How to use boost::fusion::transform on heterogeneous containers?

Question

Boost.org's example given for fusion::transform is as follows:

struct triple
{
    typedef int result_type;

    int operator()(int t) const
    {
        return t * 3;
    };
};
// ...
assert(transform(make_vector(1,2,3), triple()) == make_vector(3,6,9));

Yet I'm not "getting it." The vector in their example contains elements all of the same type, but a major point of using fusion is containers of heterogeneous types. What if they had used make_vector(1, 'a', "howdy") instead?

int operator()(int t)
would need to become
template<typename T> T& operator()(T& const t)
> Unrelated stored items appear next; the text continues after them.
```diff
@@ -317,36 +446,22 @@
       }
     }
   };
-  typedef std::true_type Y;
-  typedef std::false_type N_;
-  const bool R = Rp != nullptr, L = p.relu != 0, K = Mp != nullptr;
-  auto pick = [&](auto is_full) {
-    if (!R && !L && !K) rows_out(N_{}, N_{}, N_{}, is_full);
-    else if (!R && L && !K) rows_out(N_{}, Y{}, N_{}, is_full);
-    else if (R && L && !K) rows_out(Y{}, Y{}, N_{}, is_full);
-    else if (R && !L && !K) rows_out(Y{}, N_{}, N_{}, is_full);
-    else if (!R && !L && K) rows_out(N_{}, N_{}, Y{}, is_full);
-    else if (R && !L && K) rows_out(Y{}, N_{}, Y{}, is_full);
-    else if (!R && L && K) rows_out(N_{}, Y{}, Y{}, is_full);
-    else rows_out(Y{}, Y{}, Y{}, is_full);
-  };
-#pragma unroll
-  for (int h = 0; h < HALVES; ++h) {
+  auto half_out = [&](int h) __attribute__((always_inline)) {
     mh = h * ROWS_H;
     if (h > 0) __syncthreads();
-    if (wm / (4 / HALVES) == h) {
-#pragma unroll
-      for (int i = 0; i < 2; ++i)
-#pragma unroll
-        for (int j = 0; j < NJ; ++j)
-#pragma unroll
-          for (int r = 0; r < 16; ++r)
-            sC[((wm % (4 / HALVES)) * 64 + i * 32 + acc_row(r, lane)) * BNB + wn * (BNB / 2) + j * 32 + fr] = acc[i][j][r];
-    }
+    stage_half(h);
     __syncthreads();
-    if (full) pick(Y{});
-    else pick(N_{});
-  }
+    if (!R && !L && !K) rows_out(N_{}, N_{}, N_{});
+    else if (!R && L && !K) rows_out(N_{}, Y{}, N_{});
+    else if (R && L && !K) rows_out(Y{}, Y{}, N_{});
+    else if (R && !L && !K) rows_out(Y{}, N_{}, N_{});
+    else if (!R && !L && K) rows_out(N_{}, N_{}, Y{});
+    else if (R && !L && K) rows_out(Y{}, N_{}, Y{});
+    else if (!R && L && K) rows_out(N_{}, Y{}, Y{});
+    else rows_out(Y{}, Y{}, Y{});
+  };
+  half_out(0);
+  if constexpr (HALVES == 2) half_out(1);
 }
 
 template <int MODE, int BNB, int NSTAGE, bool ILV>
diff --git a/future-object-detection_amd/csrc/knobs.h b/future-object-detection_amd/csrc/knobs.h
--- a/future-object-detection_amd/csrc/knobs.h
+++ b/future-object-detection_amd/csrc/knobs.h
@@ -11,6 +11,7 @@
   int nt_big256_mink = 128;
   int nt_big_mink = 1536;
   int nt_big_minn = 256;
+  int nt_epi16 = 1;
   int tn_small = 1;
   int tn_big = 1;
   int tn_big_dense = 0;
```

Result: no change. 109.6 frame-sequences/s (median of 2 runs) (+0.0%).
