template <int MODEL, int GW>
#ifdef KGE_DIRECT_WAVES
__attribute__((amdgpu_waves_per_eu(KGE_DIRECT_WAVES, KGE_DIRECT_WAVES)))
#endif
__global__ __launch_bounds__(GW * 64) void tile_direct_kernel(TileArgs a) {
    using T = ModelTraits<MODEL>;
    constexpr int NC = T::NC;
    constexpr bool TRILINEAR = (MODEL == AMDKGE_DISTMULT || MODEL == AMDKGE_COMPLEX);
    constexpr int THREADS = GW * 64;
    extern __shared__ __attribute__((aligned(16))) char smem[];
    __shared__ int s_last, s_total, s_nact;

    const int tid = threadIdx.x, lane = tid & 63, wg = tid >> 6;
    const int tile = blockIdx.x;
    if (tile >= a.n_tiles) {
        const int64_t first = (int64_t)(tile - a.n_tiles) * THREADS + tid, stride = (int64_t)a.rel_blocks * THREADS;
        float racc;
#define KGE_REL_SWEEP(KIND) racc = opt_sweep<KIND>(a.rel_opt, first, stride)
        KGE_OPT_DISPATCH(a.rel_opt.kind, KGE_REL_SWEEP)
#undef KGE_REL_SWEEP
        if (a.rel_opt.reg_loss && a.rel_opt.lam != 0.f) {
            const float w = wave_sum(racc);
            if (lane == 0) atomicAdd(a.rel_opt.reg_loss, (double)a.rel_opt.lam * (double)w);
        }
        return;
    }
    const int cnt = min(a.counters[tile * 32], a.cap);
    const int on = min(a.counters[a.n_tiles * 32], a.ovf_cap);
    if (tid == 0)
        for (int sl = tile; sl < LOSS_PARTS; sl += a.n_tiles) {
            const unsigned long long old = atomicExch(reinterpret_cast<unsigned long long*>(a.loss_parts + (size_t)sl * LOSS_PART_STRIDE), 0ull);
            const double v = __longlong_as_double((long long)old);
            if (v != 0.0) atomicAdd(a.loss_sum, v);
        }
    const uint32_t NT = (uint32_t)a.n_tiles, RB = (uint32_t)a.rb;
    const int nrow = a.tile_rows;
    auto row_of = [&](int r) KGE_TILE_INLINE -> int64_t { return row_of_tile((uint32_t)tile, (uint32_t)r, NT, RB); };

    const int lcap = a.cap + DIRECT_OVF_SLACK;
    uint4* ents = reinterpret_cast<uint4*>(smem);
    uint16_t* order = reinterpret_cast<uint16_t*>(smem + (size_t)lcap * 16);
    int* rstart = reinterpret_cast<int*>(smem + (((size_t)lcap * 18 + 15) & ~(size_t)15));
    int* rfill = rstart + nrow + 2;
    uint16_t* active = reinterpret_cast<uint16_t*>(rfill + nrow + 2);
    const StageEntry* list = a.lists + (size_t)tile * a.cap;
    if (tid == 0) { s_total = cnt; s_nact = 0; }
    for (int r = tid; r <= nrow; r += THREADS) { rstart[r] = 0; rfill[r] = 0; }
    for (int i = tid; i < cnt; i += THREADS) ents[i] = reinterpret_cast<const uint4*>(list)[i];
    __syncthreads();
    for (int base = 0; base < on; base += THREADS) {
        uint4 e = make_uint4(0, 0, 0, 0xFFFFFFFFu);
        if (base + tid < on) e = reinterpret_cast<const uint4*>(a.ovf)[base + tid];
        if (e.w != 0xFFFFFFFFu && (e.w / RB) % NT == (uint32_t)tile) {
            const int at = atomicAdd(&s_total, 1);
            if (at < lcap) ents[at] = e;
        }
    }
    __syncthreads();
    int total = s_total;
    const bool ovf_slow = total > lcap;
    if (ovf_slow) total = cnt;
    for (int i = tid; i < total; i += THREADS) atomicAdd(&rstart[entry_local(ents[i].y) + 1], 1);
    __syncthreads();
    if (wg == 0) {
        int carry = 0;
        for (int b = 0; b <= nrow; b += 64) {
            const int r = b + lane;
            int v = (r <= nrow) ? rstart[r] : 0, s = v;
#pragma unroll
            for (int o = 1; o < 64; o <<= 1) { const int t = __shfl_up(s, o, 64); if (lane >= o) s += t; }
            if (r <= nrow) rstart[r] = carry + s;
            carry += __shfl(s, 63, 64);
        }
    }
    __syncthreads();
    for (int i = tid; i < total; i += THREADS) {
        const int lr = (int)entry_local(ents[i].y);
        order[rstart[lr] + atomicAdd(&rfill[lr], 1)] = (uint16_t)i;
    }
    if (wg == 0) {
        int n = 0;
        for (int b = 0; b < nrow; b += 64) {
            const int r = b + lane;
            bool take = false;
            if (r < nrow) {
                const int64_t row = row_of(r);
                take = row < a.n_rows;
                if (take && a.lazy && a.apply_update && !ovf_slow)
                    take = rstart[r + 1] > rstart[r] || (a.hot_map && a.hot_map[row]) || (a.touched && a.touched[row]);
            }
            const unsigned long long mk = __ballot(take);
            if (take) active[n + __builtin_amdgcn_mbcnt_hi((unsigned)(mk >> 32), __builtin_amdgcn_mbcnt_lo((unsigned)mk, 0))] = (uint16_t)r;
            n += __popcll(mk);
        }
        if (lane == 0) s_nact = n;
    }
    __syncthreads();
    const int nact = s_nact;

    const int q = lane + 64 * wg;
    const bool qok = q < a.nq;
    const int qoff = (qok ? q : 0) * 4;
    float reg_acc = 0.f;
    struct RowRegs {
        float4 x[NC], m[NC], v[NC];
        float4 sv[DIRECT_PRE_N][NC], pv[DIRECT_PRE_N];
        uint32_t meta[DIRECT_PRE_N];
        float gg[DIRECT_PRE_N];
        int e0, e1, hot, marked;
        int64_t off;
    };
    auto entry_loads = [&](int idx, uint32_t& meta, float& gg, float4 (&sv)[NC], float4& pv) KGE_TILE_INLINE {
        const uint4 e = ents[order[idx]];
        const uint32_t pos = __builtin_amdgcn_readfirstlane(e.x);
        meta = __builtin_amdgcn_readfirstlane(e.y);
        gg = __uint_as_float(__builtin_amdgcn_readfirstlane(e.z));
        const int role = meta & 3;
        const int which = (role == 0) ? 2 : (role == 1) ? 3 : (role == 2) ? 0 : 1;
        const float* src = a.stage_rows + ((int64_t)pos * a.ns + which) * a.K + qoff;
#pragma unroll
        for (int h = 0; h < NC; ++h) sv[h] = KGE_LD4(src + h * a.k);
        if constexpr (MODEL == AMDKGE_TRANSE) {
            if (role < 2) pv = KGE_LD4(a.rel + (int64_t)a.triples[3 * (int64_t)pos + 1] * a.K + qoff);
        }
    };
    auto request = [&](int i, RowRegs& R) KGE_TILE_INLINE {
        const int r = active[i];
        const int64_t row = row_of(r);
        R.e0 = rstart[r]; R.e1 = rstart[r + 1];
        R.hot = a.hot_map ? a.hot_map[row] : 0;
        R.marked = (a.touched && a.touched[row]) ? 1 : 0;
        R.off = row * a.K + qoff;
#pragma unroll
        for (int h = 0; h < NC; ++h) {
            R.m[h] = make_float4(0.f, 0.f, 0.f, 0.f); R.v[h] = R.m[h];
            R.x[h] = KGE_LD4(a.x + R.off + h * a.k);
            if (a.apply_update) {
                if (a.s0) R.m[h] = KGE_LD4(a.s0 + R.off + h * a.k);
                if (a.s1) R.v[h] = KGE_LD4(a.s1 + R.off + h * a.k);
            }
        }
#pragma unroll
        for (int u = 0; u < DIRECT_PRE; ++u)
            if (R.e0 + u < R.e1) entry_loads(R.e0 + u, R.meta[u], R.gg[u], R.sv[u], R.pv[u]);
    };
    auto fold = [&](uint32_t meta, float ge, const float4 (&sv)[NC], const float4& pv, const float4 (&x)[NC], float4 (&g)[NC]) KGE_TILE_INLINE {
        const int role = meta & 3;
        if (TRILINEAR || role >= 2) {
#pragma unroll
            for (int h = 0; h < NC; ++h) {
                g[h].x += ge * sv[h].x; g[h].y += ge * sv[h].y; g[h].z += ge * sv[h].z; g[h].w += ge * sv[h].w;
            }
        } else if constexpr (MODEL == AMDKGE_ROTATE) {
#pragma unroll
            for (int c = 0; c < 4; ++c) {
                const float dr = (&x[0].x)[c] - (&sv[0].x)[c], di = (&x[NC - 1].x)[c] - (&sv[NC - 1].x)[c];
                const float mm = KGE_SQRT(dr * dr + di * di) + ((qoff + c >= a.k_live) ? 1.f : 0.f);
                const float gm = KGE_DIV(ge, mm);
                (&g[0].x)[c] += gm * dr;
                (&g[NC - 1].x)[c] += gm * di;
            }
        } else if constexpr (MODEL == AMDKGE_TRANSE) {
#pragma unroll
            for (int c = 0; c < 4; ++c) {
                float p[1] = {(&pv.x)[c]}, e[1] = {(&x[0].x)[c]}, sd[1] = {(&sv[0].x)[c]}, ds[1], dp[1], dd[1];
                if (role == 0) grad_unit<AMDKGE_TRANSE>(sd, p, e, ge, ds, dp, dd);
                else grad_unit<AMDKGE_TRANSE>(e, p, sd, ge, ds, dp, dd);
                (&g[0].x)[c] += (role == 0) ? dd[0] : ds[0];
            }
        }
    };
    RowRegs cur, nxt;
    if (nact > 0) request(0, cur);
    for (int i = 0; i < nact; ++i) {
        if (i + 1 < nact) request(i + 1, nxt);
        float4 g[NC];
#pragma unroll
        for (int h = 0; h < NC; ++h) g[h] = make_float4(0.f, 0.f, 0.f, 0.f);
#pragma unroll
        for (int u = 0; u < DIRECT_PRE; ++u)
            if (cur.e0 + u < cur.e1) fold(cur.meta[u], cur.gg[u], cur.sv[u], cur.pv[u], cur.x, g);
        for (int i0 = cur.e0 + DIRECT_PRE; i0 < cur.e1; i0 += DIRECT_UN) {
            uint32_t meta[DIRECT_UN];
            float gg[DIRECT_UN];
            float4 sv[DIRECT_UN][NC], pv[DIRECT_UN];
#pragma unroll
            for (int u = 0; u < DIRECT_UN; ++u)
                if (i0 + u < cur.e1) entry_loads(i0 + u, meta[u], gg[u], sv[u], pv[u]);
#pragma unroll
            for (int u = 0; u < DIRECT_UN; ++u)
                if (i0 + u < cur.e1) fold(meta[u], gg[u], sv[u], pv[u], cur.x, g);
        }
        bool row_touched = cur.e1 > cur.e0 || cur.hot || cur.marked;
        if (ovf_slow) {
            const uint32_t row32 = (uint32_t)((cur.off - qoff) / a.K);
            for (int base = 0; base < on; base += 64) {
                uint4 e = make_uint4(0, 0, 0, 0xFFFFFFFFu);
                if (base + lane < on) e = reinterpret_cast<const uint4*>(a.ovf)[base + lane];
                unsigned long long mk = __ballot(e.w == row32);
                row_touched = row_touched || mk != 0ull;
                while (mk) {
                    const int tt = __builtin_ctzll(mk);
                    mk &= mk - 1;
                    const uint32_t pos = __builtin_amdgcn_readlane(e.x, tt), meta = __builtin_amdgcn_readlane(e.y, tt);
                    const float ge = __uint_as_float(__builtin_amdgcn_readlane(e.z, tt));
                    const int role = meta & 3, which = (role == 0) ? 2 : (role == 1) ? 3 : (role == 2) ? 0 : 1;
                    const float* src = a.stage_rows + ((int64_t)pos * a.ns + which) * a.K + qoff;
                    float4 sv[NC], pv = make_float4(0.f, 0.f, 0.f, 0.f);
#pragma unroll
                    for (int h = 0; h < NC; ++h) sv[h] = KGE_LD4(src + h * a.k);
                    if constexpr (MODEL == AMDKGE_TRANSE) {
                        if (role < 2) pv = KGE_LD4(a.rel + (int64_t)a.triples[3 * (int64_t)pos + 1] * a.K + qoff);
                    }
                    fold(meta, ge, sv, pv, cur.x, g);
                }
            }
        }
        if (qok && !(a.lazy && a.apply_update && !row_touched)) {
            const int64_t off = cur.off;
            const int hot = cur.hot;
#pragma unroll
            for (int h = 0; h < NC; ++h) {
                float4* gp4 = (a.pos_atomic || !a.apply_update) ? reinterpret_cast<float4*>(a.g_ent + off + h * a.k) : nullptr;
                if (hot) {
                    float4* hp = reinterpret_cast<float4*>(a.hot_buf + (int64_t)(hot - 1) * HOT_REPL * a.K + qoff + h * a.k);
#pragma unroll 4
                    for (int rp = 0; rp < HOT_REPL; ++rp) {
                        const float4 t = hp[(size_t)rp * (a.K >> 2)];
                        g[h].x += t.x; g[h].y += t.y; g[h].z += t.z; g[h].w += t.w;
                        hp[(size_t)rp * (a.K >> 2)] = make_float4(0.f, 0.f, 0.f, 0.f);
                    }
                }
                if (a.pos_atomic) {
                    const float4 gd = *gp4;
                    g[h].x += gd.x; g[h].y += gd.y; g[h].z += gd.z; g[h].w += gd.w;
                    if (a.apply_update) *gp4 = make_float4(0.f, 0.f, 0.f, 0.f);
                }
                if (!a.apply_update) {
                    *gp4 = g[h];
                    continue;
                }
#define KGE_UPD(KIND) do { \
                    opt_elem<KIND>(a.opt, cur.x[h].x, g[h].x, cur.m[h].x, cur.v[h].x, reg_acc); opt_elem<KIND>(a.opt, cur.x[h].y, g[h].y, cur.m[h].y, cur.v[h].y, reg_acc); \
                    opt_elem<KIND>(a.opt, cur.x[h].z, g[h].z, cur.m[h].z, cur.v[h].z, reg_acc); opt_elem<KIND>(a.opt, cur.x[h].w, g[h].w, cur.m[h].w, cur.v[h].w, reg_acc); \
                    if constexpr (opt_nslots(KIND) >= 1) *reinterpret_cast<float4*>(a.s0 + off + h * a.k) = cur.m[h]; \
                    if constexpr (opt_nslots(KIND) == 2) *reinterpret_cast<float4*>(a.s1 + off + h * a.k) = cur.v[h]; } while (0)
                KGE_OPT_DISPATCH(a.opt.kind, KGE_UPD)
#undef KGE_UPD
                *reinterpret_cast<float4*>(a.x + off + h * a.k) = cur.x[h];
            }
        }
        cur = nxt;
    }
    if (a.apply_update && a.reg_loss && a.opt.lam != 0.f) {
        const float w = wave_sum(reg_acc);
        if (lane == 0) atomicAdd(a.loss_parts + (size_t)((tile * GW + wg) & (LOSS_PARTS - 1)) * LOSS_PART_STRIDE + 1, (double)a.opt.lam * (double)w);
    }
    __syncthreads();
    if (a.touched)
        for (int r = tid; r < nrow; r += THREADS)
            if (row_of(r) < a.n_rows) a.touched[row_of(r)] = 0;
    if (tid == 0) {
        a.counters[tile * 32] = 0;
        __threadfence();
        s_last = 0;
        if (atomicAdd(a.counters + (size_t)(a.n_tiles + 1) * 32, 1) == a.n_tiles - 1) {
            a.counters[a.n_tiles * 32] = 0;
            a.counters[(a.n_tiles + 1) * 32] = 0;
            s_last = 1;
        }
    }
    __syncthreads();
    if (s_last && wg == 0 && a.apply_update && a.reg_loss && a.opt.lam != 0.f) fold_loss_parts(a.loss_parts, a.reg_loss, lane, 1);
}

But how would I write the result_type? template<typename T> typedef T& result_type certainly isn't valid syntax, and it wouldn't make sense even if it was, because it's not tied to the function.

Answer 1

Usually, fusion::transform is used with a templated (or -as shown above- otherwise overloaded) function operator:

struct triple 
{ 
    template <typename Sig>
    struct result;

    template <typename This, typename T>
    struct result<This(T)>
    {
        typedef /*...figure out return type...*/ type;
    };

    template <typename T> 
    typename result<triple(T)>::type 
    operator()(T t) const 
    { 
        return 3*t;    // relies on existing operator*() for 'T'
    }
}; 

And, additional sources of information about Fusion are the examples and the test directory where you can find demonstrations of some of the techniques.

Regards Hartmut

Answer 2

Have you tried overloading the call operator()?

struct triple
{

    int operator()(int t) const
    {
        return t * 3;
    };
    int operator()(string t) const
    {
        return t + t + t;
    };
};